▶ _Stored dataset items_
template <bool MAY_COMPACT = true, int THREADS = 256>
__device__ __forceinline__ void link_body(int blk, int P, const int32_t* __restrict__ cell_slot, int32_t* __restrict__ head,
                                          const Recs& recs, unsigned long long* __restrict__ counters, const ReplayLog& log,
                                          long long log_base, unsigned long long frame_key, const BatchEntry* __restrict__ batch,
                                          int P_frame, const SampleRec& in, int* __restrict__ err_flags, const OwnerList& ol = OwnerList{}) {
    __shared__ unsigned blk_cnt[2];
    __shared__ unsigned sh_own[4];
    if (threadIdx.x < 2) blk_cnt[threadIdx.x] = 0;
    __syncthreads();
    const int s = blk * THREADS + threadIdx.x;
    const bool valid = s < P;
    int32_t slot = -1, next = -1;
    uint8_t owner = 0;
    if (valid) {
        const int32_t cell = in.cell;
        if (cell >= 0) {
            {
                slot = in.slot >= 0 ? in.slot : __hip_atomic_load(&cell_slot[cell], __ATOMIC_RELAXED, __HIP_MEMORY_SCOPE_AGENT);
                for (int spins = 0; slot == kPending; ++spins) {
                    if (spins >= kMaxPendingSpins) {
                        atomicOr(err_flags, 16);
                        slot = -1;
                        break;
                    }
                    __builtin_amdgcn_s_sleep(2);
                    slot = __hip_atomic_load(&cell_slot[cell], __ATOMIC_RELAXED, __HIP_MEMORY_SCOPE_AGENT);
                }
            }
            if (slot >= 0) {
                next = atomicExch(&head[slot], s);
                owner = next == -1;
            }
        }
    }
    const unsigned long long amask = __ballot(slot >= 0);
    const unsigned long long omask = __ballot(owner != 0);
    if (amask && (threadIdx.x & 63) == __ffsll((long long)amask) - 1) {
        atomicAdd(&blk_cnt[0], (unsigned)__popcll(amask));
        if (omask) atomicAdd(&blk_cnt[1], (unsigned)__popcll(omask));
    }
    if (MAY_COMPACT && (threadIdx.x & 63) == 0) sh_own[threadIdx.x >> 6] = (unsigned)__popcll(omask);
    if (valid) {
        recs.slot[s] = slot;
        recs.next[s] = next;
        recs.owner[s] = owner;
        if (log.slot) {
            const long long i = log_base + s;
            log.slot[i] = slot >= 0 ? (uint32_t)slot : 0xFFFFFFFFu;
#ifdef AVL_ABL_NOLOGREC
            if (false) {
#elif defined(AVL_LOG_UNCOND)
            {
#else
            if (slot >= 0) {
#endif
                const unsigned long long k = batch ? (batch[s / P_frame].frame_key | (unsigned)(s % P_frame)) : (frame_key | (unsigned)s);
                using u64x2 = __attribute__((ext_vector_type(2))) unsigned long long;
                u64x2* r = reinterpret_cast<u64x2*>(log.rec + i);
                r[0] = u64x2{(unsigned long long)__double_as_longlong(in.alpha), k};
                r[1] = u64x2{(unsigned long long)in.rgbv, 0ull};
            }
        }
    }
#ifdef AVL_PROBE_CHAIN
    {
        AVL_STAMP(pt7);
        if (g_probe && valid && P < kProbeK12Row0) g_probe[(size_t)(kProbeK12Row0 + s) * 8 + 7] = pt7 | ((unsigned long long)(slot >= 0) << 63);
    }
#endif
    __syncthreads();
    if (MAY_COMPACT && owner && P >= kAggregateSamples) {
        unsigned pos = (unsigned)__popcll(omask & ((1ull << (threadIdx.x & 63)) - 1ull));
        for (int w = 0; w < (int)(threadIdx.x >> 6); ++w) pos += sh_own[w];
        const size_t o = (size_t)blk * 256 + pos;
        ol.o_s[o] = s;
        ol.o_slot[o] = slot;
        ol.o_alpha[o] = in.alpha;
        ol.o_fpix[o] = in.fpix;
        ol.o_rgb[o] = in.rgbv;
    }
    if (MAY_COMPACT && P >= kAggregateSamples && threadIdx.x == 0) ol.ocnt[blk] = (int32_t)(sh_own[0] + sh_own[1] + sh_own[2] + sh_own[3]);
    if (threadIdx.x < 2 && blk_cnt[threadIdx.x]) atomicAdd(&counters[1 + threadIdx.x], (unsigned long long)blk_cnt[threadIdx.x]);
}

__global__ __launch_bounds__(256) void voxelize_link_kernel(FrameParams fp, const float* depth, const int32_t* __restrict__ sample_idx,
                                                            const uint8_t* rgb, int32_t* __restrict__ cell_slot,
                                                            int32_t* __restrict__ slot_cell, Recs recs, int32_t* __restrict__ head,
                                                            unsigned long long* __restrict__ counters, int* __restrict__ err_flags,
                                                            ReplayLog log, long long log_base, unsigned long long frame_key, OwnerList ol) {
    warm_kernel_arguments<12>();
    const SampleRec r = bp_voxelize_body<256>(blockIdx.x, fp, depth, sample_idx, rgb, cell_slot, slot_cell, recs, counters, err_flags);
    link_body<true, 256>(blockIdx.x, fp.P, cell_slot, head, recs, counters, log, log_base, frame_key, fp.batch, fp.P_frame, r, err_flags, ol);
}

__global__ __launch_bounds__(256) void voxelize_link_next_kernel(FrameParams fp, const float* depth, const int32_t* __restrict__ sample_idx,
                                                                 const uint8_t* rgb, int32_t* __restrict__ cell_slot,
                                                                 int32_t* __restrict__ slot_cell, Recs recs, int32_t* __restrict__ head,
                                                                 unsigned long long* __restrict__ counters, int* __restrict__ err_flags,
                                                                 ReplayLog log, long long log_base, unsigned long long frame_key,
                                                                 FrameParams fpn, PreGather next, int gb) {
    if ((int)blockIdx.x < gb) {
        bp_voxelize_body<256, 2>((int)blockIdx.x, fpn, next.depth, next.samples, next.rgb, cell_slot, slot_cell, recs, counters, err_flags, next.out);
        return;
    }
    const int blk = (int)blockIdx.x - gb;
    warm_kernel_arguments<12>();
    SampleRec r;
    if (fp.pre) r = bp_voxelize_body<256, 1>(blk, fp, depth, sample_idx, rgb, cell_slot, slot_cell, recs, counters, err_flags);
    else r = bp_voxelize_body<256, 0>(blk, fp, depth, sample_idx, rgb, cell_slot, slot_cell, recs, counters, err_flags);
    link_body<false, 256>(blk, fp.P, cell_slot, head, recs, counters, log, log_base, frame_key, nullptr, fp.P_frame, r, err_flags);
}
* * *
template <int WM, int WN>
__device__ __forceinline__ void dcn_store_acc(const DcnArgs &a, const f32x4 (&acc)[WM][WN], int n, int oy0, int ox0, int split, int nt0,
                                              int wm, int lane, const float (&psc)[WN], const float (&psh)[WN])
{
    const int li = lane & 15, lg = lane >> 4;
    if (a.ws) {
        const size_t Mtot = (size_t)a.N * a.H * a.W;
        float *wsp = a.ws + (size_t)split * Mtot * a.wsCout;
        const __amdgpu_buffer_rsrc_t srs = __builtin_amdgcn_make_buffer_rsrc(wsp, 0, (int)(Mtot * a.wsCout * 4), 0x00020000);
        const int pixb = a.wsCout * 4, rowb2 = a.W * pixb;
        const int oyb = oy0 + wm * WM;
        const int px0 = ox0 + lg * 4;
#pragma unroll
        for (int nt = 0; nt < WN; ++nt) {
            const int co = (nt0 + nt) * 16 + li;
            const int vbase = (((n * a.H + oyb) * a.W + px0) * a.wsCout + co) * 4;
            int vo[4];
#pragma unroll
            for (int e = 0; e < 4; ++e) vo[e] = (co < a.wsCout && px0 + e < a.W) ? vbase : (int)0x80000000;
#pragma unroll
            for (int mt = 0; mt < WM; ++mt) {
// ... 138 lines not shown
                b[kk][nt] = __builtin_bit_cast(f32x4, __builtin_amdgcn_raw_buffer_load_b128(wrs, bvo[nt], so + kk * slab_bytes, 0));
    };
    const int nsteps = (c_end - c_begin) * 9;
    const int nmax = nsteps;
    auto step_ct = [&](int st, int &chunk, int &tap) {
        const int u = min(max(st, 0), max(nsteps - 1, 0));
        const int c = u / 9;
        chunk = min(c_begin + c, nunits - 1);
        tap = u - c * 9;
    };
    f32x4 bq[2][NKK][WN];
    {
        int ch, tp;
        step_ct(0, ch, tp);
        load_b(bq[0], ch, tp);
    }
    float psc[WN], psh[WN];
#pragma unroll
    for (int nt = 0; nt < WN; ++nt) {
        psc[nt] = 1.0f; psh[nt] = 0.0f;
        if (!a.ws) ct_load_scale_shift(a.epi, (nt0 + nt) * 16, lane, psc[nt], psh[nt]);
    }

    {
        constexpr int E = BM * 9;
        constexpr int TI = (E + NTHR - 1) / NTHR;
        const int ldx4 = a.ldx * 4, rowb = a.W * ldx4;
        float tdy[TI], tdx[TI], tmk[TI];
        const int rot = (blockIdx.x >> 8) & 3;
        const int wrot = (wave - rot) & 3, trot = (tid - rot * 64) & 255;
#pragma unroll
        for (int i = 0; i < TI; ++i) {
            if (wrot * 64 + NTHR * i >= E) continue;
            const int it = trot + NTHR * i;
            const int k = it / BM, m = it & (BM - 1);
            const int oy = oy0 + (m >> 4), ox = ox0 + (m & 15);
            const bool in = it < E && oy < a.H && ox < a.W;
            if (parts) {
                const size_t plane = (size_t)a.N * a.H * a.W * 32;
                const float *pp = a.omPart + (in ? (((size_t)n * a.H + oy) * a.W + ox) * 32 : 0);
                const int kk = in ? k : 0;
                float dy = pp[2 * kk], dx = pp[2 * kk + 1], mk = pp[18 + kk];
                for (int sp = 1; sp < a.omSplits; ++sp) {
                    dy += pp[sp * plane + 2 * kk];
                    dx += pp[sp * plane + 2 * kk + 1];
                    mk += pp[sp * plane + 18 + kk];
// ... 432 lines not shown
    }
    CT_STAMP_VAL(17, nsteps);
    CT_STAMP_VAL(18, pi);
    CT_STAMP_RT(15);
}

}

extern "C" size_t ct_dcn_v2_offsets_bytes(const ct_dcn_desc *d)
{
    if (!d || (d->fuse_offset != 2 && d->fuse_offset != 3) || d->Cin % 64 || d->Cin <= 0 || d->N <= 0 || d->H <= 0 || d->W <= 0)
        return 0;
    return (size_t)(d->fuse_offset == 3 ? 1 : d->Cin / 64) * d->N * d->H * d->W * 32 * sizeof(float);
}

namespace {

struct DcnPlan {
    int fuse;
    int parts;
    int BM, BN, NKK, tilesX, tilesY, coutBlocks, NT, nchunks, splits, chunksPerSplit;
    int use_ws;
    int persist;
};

▶ _Activity_
Return exactly the lines above from the line that has "template <bool MAY_COMPACT" through the line that has "long long log_base, unsigned long long frame_key, const", inclusive, and nothing else.

▶ _Completed task_
template <bool MAY_COMPACT = true, int THREADS = 256>
__device__ __forceinline__ void link_body(int blk, int P, const int32_t* __restrict__ cell_slot, int32_t* __restrict__ head,
                                          const Recs& recs, unsigned long long* __restrict__ counters, const ReplayLog& log,
                                          long long log_base, unsigned long long frame_key, const BatchEntry* __restrict__ batch,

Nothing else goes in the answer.